━━ Input records

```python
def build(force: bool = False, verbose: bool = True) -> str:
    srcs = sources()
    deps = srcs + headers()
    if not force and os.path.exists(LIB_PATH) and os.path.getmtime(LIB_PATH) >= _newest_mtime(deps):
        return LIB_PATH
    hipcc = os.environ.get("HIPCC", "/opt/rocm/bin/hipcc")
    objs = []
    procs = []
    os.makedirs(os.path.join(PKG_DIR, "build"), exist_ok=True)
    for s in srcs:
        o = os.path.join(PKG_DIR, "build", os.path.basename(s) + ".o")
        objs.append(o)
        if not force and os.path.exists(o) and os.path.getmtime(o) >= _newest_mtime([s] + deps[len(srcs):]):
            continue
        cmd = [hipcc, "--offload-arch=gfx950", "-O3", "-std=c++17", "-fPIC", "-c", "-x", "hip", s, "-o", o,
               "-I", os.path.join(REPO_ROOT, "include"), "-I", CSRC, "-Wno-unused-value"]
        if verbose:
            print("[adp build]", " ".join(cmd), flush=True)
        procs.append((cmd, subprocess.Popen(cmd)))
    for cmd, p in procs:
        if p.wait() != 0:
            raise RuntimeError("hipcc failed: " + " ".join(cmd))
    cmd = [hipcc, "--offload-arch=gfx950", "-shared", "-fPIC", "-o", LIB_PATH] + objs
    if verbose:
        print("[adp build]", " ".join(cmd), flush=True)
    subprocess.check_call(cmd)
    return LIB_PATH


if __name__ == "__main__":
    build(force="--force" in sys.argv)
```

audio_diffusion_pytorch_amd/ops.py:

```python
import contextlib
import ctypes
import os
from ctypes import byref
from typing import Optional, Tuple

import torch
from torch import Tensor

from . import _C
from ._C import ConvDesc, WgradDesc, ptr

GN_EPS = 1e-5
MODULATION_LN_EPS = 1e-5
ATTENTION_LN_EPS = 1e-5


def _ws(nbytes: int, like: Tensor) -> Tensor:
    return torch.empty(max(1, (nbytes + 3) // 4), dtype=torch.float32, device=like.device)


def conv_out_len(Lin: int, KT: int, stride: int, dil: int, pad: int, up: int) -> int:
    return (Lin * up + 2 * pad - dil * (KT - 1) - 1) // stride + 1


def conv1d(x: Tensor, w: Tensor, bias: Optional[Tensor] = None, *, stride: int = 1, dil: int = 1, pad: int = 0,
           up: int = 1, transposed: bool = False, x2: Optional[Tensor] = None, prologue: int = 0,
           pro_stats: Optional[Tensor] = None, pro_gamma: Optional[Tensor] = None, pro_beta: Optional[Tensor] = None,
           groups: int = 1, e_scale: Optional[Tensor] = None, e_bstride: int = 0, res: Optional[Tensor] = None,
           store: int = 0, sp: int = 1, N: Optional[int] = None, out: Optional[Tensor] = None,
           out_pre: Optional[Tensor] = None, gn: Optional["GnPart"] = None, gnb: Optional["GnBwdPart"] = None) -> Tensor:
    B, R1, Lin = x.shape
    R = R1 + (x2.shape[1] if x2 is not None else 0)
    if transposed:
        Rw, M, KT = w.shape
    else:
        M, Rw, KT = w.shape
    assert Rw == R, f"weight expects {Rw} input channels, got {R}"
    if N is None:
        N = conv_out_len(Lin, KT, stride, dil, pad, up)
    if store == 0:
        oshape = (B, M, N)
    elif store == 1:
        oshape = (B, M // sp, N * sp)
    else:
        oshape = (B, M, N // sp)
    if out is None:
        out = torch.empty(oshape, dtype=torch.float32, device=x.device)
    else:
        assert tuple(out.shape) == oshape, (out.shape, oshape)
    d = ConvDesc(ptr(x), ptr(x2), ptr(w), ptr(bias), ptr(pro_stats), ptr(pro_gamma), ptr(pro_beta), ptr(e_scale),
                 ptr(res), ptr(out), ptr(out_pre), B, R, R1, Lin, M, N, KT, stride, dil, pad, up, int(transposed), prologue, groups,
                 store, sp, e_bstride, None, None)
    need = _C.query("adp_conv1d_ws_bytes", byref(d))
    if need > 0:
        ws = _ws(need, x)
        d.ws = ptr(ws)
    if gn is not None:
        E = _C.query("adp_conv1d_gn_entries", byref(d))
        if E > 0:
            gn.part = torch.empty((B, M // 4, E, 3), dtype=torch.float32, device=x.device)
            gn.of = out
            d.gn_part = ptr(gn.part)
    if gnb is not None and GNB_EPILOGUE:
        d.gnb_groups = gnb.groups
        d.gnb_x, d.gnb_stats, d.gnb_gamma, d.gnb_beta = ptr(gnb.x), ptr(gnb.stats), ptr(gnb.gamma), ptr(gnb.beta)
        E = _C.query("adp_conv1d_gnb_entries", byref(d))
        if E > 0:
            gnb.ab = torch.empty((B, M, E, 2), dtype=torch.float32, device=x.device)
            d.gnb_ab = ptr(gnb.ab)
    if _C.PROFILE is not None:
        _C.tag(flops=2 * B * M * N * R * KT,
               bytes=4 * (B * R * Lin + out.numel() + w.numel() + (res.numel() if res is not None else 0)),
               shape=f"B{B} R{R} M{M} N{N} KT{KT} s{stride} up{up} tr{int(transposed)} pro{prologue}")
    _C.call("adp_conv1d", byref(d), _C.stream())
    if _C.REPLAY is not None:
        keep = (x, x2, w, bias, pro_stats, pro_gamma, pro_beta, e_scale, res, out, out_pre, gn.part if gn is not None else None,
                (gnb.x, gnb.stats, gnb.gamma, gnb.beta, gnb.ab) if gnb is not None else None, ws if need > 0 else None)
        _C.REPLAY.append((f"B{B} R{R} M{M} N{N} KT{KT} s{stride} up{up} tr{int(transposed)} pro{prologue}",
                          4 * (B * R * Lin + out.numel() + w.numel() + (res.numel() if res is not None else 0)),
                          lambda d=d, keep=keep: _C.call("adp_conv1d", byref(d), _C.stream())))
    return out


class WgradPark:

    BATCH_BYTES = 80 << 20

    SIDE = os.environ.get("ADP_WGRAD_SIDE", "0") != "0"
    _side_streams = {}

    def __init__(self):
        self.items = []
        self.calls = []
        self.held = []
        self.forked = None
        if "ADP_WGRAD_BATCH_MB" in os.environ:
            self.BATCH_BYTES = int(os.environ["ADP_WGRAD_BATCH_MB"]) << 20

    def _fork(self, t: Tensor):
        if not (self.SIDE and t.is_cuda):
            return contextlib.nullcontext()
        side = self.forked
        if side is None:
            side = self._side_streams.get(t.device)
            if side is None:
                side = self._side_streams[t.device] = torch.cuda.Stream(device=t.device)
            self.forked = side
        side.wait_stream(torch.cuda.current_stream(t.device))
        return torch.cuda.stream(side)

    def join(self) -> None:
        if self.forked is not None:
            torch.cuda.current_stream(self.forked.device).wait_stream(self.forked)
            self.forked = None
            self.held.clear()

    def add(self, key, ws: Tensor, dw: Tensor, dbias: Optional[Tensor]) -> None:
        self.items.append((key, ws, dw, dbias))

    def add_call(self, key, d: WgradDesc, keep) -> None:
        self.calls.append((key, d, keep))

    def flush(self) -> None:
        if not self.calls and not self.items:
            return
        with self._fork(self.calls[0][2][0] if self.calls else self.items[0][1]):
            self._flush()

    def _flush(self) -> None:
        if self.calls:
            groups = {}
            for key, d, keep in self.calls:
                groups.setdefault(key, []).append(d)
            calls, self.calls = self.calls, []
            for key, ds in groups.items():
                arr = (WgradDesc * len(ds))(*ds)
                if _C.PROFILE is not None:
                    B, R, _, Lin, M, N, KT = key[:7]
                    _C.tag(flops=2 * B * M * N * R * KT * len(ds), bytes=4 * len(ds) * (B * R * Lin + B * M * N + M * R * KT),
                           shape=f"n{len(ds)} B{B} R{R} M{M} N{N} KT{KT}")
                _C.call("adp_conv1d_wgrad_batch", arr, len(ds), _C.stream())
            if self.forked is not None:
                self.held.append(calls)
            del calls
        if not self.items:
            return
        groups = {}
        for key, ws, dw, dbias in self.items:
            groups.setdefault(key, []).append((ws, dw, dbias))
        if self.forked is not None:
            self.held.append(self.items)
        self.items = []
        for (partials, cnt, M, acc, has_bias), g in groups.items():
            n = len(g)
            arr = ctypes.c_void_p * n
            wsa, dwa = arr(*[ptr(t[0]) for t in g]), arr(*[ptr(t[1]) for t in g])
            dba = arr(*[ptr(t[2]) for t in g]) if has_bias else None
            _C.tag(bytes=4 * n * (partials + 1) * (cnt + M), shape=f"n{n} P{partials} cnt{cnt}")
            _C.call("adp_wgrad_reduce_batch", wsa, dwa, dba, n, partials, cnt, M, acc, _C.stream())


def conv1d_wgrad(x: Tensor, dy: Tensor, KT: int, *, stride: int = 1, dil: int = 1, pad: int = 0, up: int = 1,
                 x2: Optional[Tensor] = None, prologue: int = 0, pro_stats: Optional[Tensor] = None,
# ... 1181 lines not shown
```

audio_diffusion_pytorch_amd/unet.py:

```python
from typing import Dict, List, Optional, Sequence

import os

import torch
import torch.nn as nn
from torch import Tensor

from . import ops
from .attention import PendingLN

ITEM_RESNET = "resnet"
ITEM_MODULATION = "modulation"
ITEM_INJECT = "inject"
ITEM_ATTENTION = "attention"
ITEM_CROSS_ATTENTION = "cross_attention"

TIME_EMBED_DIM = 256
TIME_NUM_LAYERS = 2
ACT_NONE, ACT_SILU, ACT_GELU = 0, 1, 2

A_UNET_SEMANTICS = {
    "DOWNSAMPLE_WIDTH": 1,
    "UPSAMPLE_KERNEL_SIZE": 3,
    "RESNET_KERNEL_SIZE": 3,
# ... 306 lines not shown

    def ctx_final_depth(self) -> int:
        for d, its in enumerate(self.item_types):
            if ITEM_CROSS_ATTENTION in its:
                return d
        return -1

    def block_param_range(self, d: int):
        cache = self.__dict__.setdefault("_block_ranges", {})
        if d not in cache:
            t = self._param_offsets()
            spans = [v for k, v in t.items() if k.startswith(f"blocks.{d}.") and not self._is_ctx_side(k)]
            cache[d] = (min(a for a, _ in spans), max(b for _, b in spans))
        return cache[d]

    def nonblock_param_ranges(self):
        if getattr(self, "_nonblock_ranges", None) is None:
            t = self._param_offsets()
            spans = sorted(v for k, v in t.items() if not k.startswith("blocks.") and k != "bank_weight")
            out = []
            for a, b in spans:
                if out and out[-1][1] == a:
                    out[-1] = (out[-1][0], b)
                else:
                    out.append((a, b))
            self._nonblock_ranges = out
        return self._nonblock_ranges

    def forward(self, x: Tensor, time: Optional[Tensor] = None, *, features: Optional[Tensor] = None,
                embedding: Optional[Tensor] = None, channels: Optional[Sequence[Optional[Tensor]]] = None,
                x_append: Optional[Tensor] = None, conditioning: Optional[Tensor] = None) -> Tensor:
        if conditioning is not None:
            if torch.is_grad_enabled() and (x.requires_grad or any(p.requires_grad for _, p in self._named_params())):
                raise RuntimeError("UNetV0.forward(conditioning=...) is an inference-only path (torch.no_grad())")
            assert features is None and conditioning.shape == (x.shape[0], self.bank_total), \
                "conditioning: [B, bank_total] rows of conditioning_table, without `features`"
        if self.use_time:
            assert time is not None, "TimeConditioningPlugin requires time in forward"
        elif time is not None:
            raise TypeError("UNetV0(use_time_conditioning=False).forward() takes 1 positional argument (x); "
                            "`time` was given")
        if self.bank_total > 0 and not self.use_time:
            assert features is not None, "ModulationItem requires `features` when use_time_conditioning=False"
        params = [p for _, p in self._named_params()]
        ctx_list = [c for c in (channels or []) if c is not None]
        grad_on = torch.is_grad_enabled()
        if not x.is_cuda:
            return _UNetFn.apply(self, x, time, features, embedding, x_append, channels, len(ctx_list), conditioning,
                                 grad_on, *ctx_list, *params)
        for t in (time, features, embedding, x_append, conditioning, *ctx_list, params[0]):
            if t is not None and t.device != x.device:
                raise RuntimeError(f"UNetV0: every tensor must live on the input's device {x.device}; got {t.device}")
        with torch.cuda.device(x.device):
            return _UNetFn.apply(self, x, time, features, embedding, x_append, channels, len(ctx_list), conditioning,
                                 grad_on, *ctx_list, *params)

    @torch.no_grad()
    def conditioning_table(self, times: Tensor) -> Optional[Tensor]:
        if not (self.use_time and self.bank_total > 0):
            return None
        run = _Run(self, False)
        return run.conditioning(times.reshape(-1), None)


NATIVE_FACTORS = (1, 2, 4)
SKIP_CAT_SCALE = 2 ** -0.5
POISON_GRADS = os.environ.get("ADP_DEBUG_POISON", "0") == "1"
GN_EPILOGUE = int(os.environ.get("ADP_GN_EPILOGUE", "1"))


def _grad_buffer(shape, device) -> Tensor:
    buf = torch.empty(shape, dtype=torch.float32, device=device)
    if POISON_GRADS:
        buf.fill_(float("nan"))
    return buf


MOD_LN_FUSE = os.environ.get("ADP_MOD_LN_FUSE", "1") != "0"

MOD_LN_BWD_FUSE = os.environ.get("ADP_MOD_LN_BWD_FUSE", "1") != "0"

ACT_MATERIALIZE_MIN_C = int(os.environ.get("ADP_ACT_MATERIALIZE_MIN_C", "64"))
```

━━━━

◆ **What the task requires**:
Search the records above for the string "lines". Report each line that has it.

◆ **Solution to this problem**:
# ... 1181 lines not shown
# ... 306 lines not shown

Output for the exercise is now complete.